Ritengo inoltre legittimo che la Comunità possa prendere provvedimenti nei confronti dello Stato al quale appartengo nel caso in cui io – in una maniera o nell’altra – abbia procrastinato nel tempo l’elusione di determinate norme stabilite dalle maggioranze (ritualmente costituitesi a seguito di democratiche elezioni) e succedutesi negli anni pregressi.

Niente toglie che lo Stato al quale appartengo possa impegnarsi a far sì che in un avvenire più o meno vicino, queste norme vengano cambiate in senso più favorevole agli interessi del mio Paese, ma resta il principio sacrosanto che finché quelle norme sono in vigore io sono tenuto ad osservarle.

Accettando per paradosso il contrario, come sembra andare di moda di questi tempi, si giungerebbe alla iperbolica conclusione che ogni singolo abitante del mio Paese, non ritenendo equa – in via del tutto ipotetica – per esempio la tassa sui rifiuti, una mattina stabilisse di non doverla più corrispondere invocando per analogia il comportamento tenuto dal mio Stato di appartenenza verso quella Comunità (Europea) alla quale aveva spontaneamente aderito.

In buona sostanza, finché una norma è vigente, la stessa deve essere osservata da tutti anche a costo di gravosi sacrifici.

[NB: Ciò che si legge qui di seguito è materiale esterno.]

template <typename T, bool PARK, bool STATS = true>
__device__ __forceinline__ bool fwd_tile(const unsigned char *tab, Scratch *sc, const void *tile, typename Tile<T>::Raw &cur, const float (&kf)[3],
                                         float (&sf)[6], uint32_t *slot, int w, int lane) {
    const bool raw = !Tile<T>::in_range(cur);
    if constexpr (sizeof(T) == 4) {
        if (raw) {
            if (STATS) exact_moments_tile<T>(reinterpret_cast<const T *>(tile), kf, &sc->side[w][0], lane);
            return true;
        }
    }
    bool near = false;
#pragma unroll
    for (int q = 0; q < 4; ++q) {
        float fy, dxy, dyz;
        if constexpr (!PARK) {
            if constexpr (sizeof(T) == 4) {
                lut::rgb_to_f_stats(tab, cur.e[3 * q], cur.e[3 * q + 1], cur.e[3 * q + 2], fy, dxy, dyz);
            } else {
                const float l[3] = {sc->lin255f[byte_of(cur.d, 3 * q)], sc->lin255f[byte_of(cur.d, 3 * q + 1)], sc->lin255f[byte_of(cur.d, 3 * q + 2)]};
                lut::lin_to_f_stats(tab, l, fy, dxy, dyz);
            }
        } else {
            if constexpr (sizeof(T) == 4) {
                near |= lut::rgb_to_f(tab, cur.e[3 * q], cur.e[3 * q + 1], cur.e[3 * q + 2], fy, dxy, dyz);
            } else {
                const float l[3] = {sc->lin255f[byte_of(cur.d, 3 * q)], sc->lin255f[byte_of(cur.d, 3 * q + 1)], sc->lin255f[byte_of(cur.d, 3 * q + 2)]};
                near |= lut::lin_to_f(tab, l, fy, dxy, dyz);
            }
        }
        if (STATS) {
            const float e0 = fy - kf[0], e1 = dxy - kf[1], e2 = dyz - kf[2];
            sf[0] += e0; sf[1] += e1; sf[2] += e2;
            sf[3] = fmaf(e0, e0, sf[3]); sf[4] = fmaf(e1, e1, sf[4]); sf[5] = fmaf(e2, e2, sf[5]);
        }
        if (PARK) {
            slot[(3 * q) * kWave + lane] = __float_as_uint(fy);
            slot[(3 * q + 1) * kWave + lane] = __float_as_uint(dxy);
            slot[(3 * q + 2) * kWave + lane] = __float_as_uint(dyz);
        }
        CT_RP_PIXEL_FENCE(q);
    }
    return PARK && __builtin_amdgcn_ballot_w64(near) != 0;
}

template <typename T> __device__ __forceinline__ void store_pixel(float *tile, int lane, int q, float r, float g, float b) {
#ifdef CT_NT_STORE
    if constexpr (sizeof(T) == 4) {
        __builtin_nontemporal_store(float3v{r, g, b}, reinterpret_cast<float3u *>(tile + pixel_of<T>(lane, q) * 3));
        return;
    }
#endif
    *reinterpret_cast<float3u *>(tile + pixel_of<T>(lane, q) * 3) = float3v{r, g, b};
}

template <typename T, bool HAS_GT>
__device__ __forceinline__ void apply_tile(const unsigned char *tab, const Scratch *sc, const uint32_t *slot, bool raw, bool coef_bad,
                                           const ReinhardCoef &c, const float (&cf)[6], const void *tgt_tile, const void *gt_tile,
                                           float *out_tile, const typename Tile<T>::Raw &gv, double &sq, int lane) {
    float e = 0.f;
    auto gt_of = [&](int i) -> float {
        if constexpr (sizeof(T) == 4) return gv.e[i]; else return sc->lut255[byte_of(gv.d, i)];
    };
    bool slow = raw || coef_bad;
    if (!slow) {
        bool near = false;
#pragma unroll
        for (int q = 0; q < 4; ++q) {
            const float fy = __uint_as_float(slot[(3 * q) * kWave + lane]), dxy = __uint_as_float(slot[(3 * q + 1) * kWave + lane]),
                        dyz = __uint_as_float(slot[(3 * q + 2) * kWave + lane]);
            const float gy = fmaf(cf[0], fy, cf[3]), dx = fmaf(cf[1], dxy, cf[4]), dz = fmaf(cf[2], dyz, cf[5]);
            float r, g, b;
            near |= lut::f_to_rgb_clip(tab, gy, dx, dz, r, g, b);
            store_pixel<T>(out_tile, lane, q, r, g, b);
            if (HAS_GT) {
                const float d0 = r - gt_of(3 * q), d1 = g - gt_of(3 * q + 1), d2 = b - gt_of(3 * q + 2);
                e = fmaf(d0, d0, e); e = fmaf(d1, d1, e); e = fmaf(d2, d2, e);
            }
            CT_RP_PIXEL_FENCE(q);
        }
        slow = __builtin_amdgcn_ballot_w64(near) != 0;
    }
    if (slow) {
        e = 0.f;
#pragma unroll 1
        for (int q = 0; q < 4; ++q) {
            const int px = pixel_of<T>(lane, q);
            double r, g, b;
            load_pixel<T>(reinterpret_cast<const T *>(tgt_tile) + px * 3, r, g, b);
            float o0, o1, o2;
            reinhard_pixel<float, false>(c, r, g, b, o0, o1, o2);
            *reinterpret_cast<float3u *>(out_tile + px * 3) = float3v{o0, o1, o2};
            if (HAS_GT) {
                double g0, g1, g2;
                load_pixel<T>(reinterpret_cast<const T *>(gt_tile) + px * 3, g0, g1, g2);
                const float d0 = o0 - (float)g0, d1 = o1 - (float)g1, d2 = o2 - (float)g2;
                e = fmaf(d0, d0, e); e = fmaf(d1, d1, e); e = fmaf(d2, d2, e);
            }
        }
    }
    if (HAS_GT) sq += (double)e;
}

__device__ __forceinline__ int collect(const unsigned long long *rec, int nwg, int lane, Scratch *sc, unsigned *err) {
    const uint64_t t0 = realtime();
    for (;;) {
        bool ok = true;
#pragma unroll
        for (int j = 0; j < 3; ++j) {
            const int idx = lane + kWave * j;
            const int shard = idx / kDataWords, q = idx - shard * kDataWords;
            const unsigned long long x = __hip_atomic_load(rec + shard * kRecWords + q, __ATOMIC_RELAXED, __HIP_MEMORY_SCOPE_AGENT);
            ok &= (x >> kCntShift) == (unsigned long long)((nwg - shard + kShards - 1) / kShards);
            sc->rec[idx] = x;
        }
        __threadfence_block();
        if (__builtin_amdgcn_ballot_w64(!ok) == 0) break;
        if (realtime() - t0 > kSpinTicks) { if (lane == 0) give_up(err); return 2; }
        __builtin_amdgcn_s_sleep(8);
    }
    unsigned long long val = 0, inv = 0;
    if (lane < kDataWords) {
#pragma unroll
        for (int s = 0; s < kShards; ++s) {
            const unsigned long long x = sc->rec[s * kDataWords + lane];
            val += x & kValMask;
            inv += (x >> kInvShift) & 63ull;
        }
    }
    double dv = (lane & 1) ? (double)val * 0x1p-64 : (double)((long long)val - (long long)nwg * kHiBias) * 0x1p-24;
    dv += __shfl_down(dv, 1, kWave);
    if (lane < kDataWords && !(lane & 1)) sc->tot[lane >> 1] = dv;
    __threadfence_block();
    return __builtin_amdgcn_ballot_w64(lane < kDataWords && inv != 0) ? 1 : 0;
}

__device__ __forceinline__ void finish_stats(Scratch *sc, int par, int pair, int batch, int64_t n_pixels, int lane, double *stats_t, double *stats_r) {
    const double n = (double)n_pixels;
    if (lane < 6) {
        const int img = lane / 3, ch = lane - 3 * img;
        const double s1 = sc->tot[img * 6 + ch], s2 = sc->tot[img * 6 + 3 + ch];
        const double k = (double)sc->piv[img ? batch + pair : pair][ch];
        const double m0 = s1 / n;
        const double var = fma(-s1, m0, s2) / n;
        const double scale = ch == 0 ? 116.0 : (ch == 1 ? 500.0 : 200.0);
        const double mean = ch == 0 ? fma(116.0, k + m0, -16.0) : scale * (k + m0);
        const double sd = scale * var_to_sd(var, kVarFloorF32);
        sc->stat[img][ch] = mean;
        sc->stat[img][3 + ch] = sd;
        if (ch == 0) { sc->stat[img][6] = n; sc->stat[img][7] = 0.0; }
    }
    __threadfence_block();
    if (lane < 3) {
        const double mt = sc->stat[0][lane], st = sc->stat[0][3 + lane], mr = sc->stat[1][lane], sr = sc->stat[1][3 + lane];
        const double s = sr / st;
        double off;
        if (lane == 0) off = (fma(-16.0 - mt, s, mr) + 16.0) * (1.0 / 116.0);
        else off = fma(-mt, s, mr) * (lane == 1 ? 1.0 / 500.0 : 1.0 / 200.0);
        sc->coef[par][lane] = s;
        sc->coef[par][3 + lane] = off;
    }
    if (stats_t != nullptr && lane < 2 * CT_LAB_STATS_STRIDE) {
        const int img = lane / CT_LAB_STATS_STRIDE, m = lane - img * CT_LAB_STATS_STRIDE;
        (img ? stats_r : stats_t)[(size_t)pair * CT_LAB_STATS_STRIDE + m] = sc->stat[img][m];
    }
}

__device__ __forceinline__ float uniform_f32(float v) { return __uint_as_float(__builtin_amdgcn_readfirstlane(__float_as_uint(v))); }

template <typename T>
__device__ __forceinline__ void tail_moments(const T *p, int tail, const float (&kf)[3], Scratch *sc, int w, int lane) {
    if (w * kWave >= tail) return;
    double s[6] = {0.0, 0.0, 0.0, 0.0, 0.0, 0.0};
    const int t = w * kWave + lane;
    if (t < tail) {
        const double kd[3] = {(double)kf[0], (double)kf[1], (double)kf[2]};
        double x, y, z, r0, r1, r2;
        if constexpr (sizeof(T) == 4) { r0 = p[t * 3]; r1 = p[t * 3 + 1]; r2 = p[t * 3 + 2]; }
        else { r0 = (float)p[t * 3] / 255.0f; r1 = (float)p[t * 3 + 1] / 255.0f; r2 = (float)p[t * 3 + 2] / 255.0f; }
        to_space<true>(r0, r1, r2, x, y, z);
        accumulate<true>(s, kd, x, y, z);
    }
#pragma unroll 1
    for (int m = 0; m < 6; ++m) {
        const double v = wave_sum(s[m]);
        if (lane == 0) sc->side[w][m] += v;
    }
}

Giusto che chi vi ha interesse si adoperi democraticamente per cambiare o modificare detta norma, ma sempre all’interno degli organismi preposti a far ciò: niente e mai al di fuori delle regole sancite.

Uscendo da tali principi si torna al caos, o alla legge del più forte, e non mi sembra che lo Stato al quale appartengo possa oggi rivestire tale ruolo.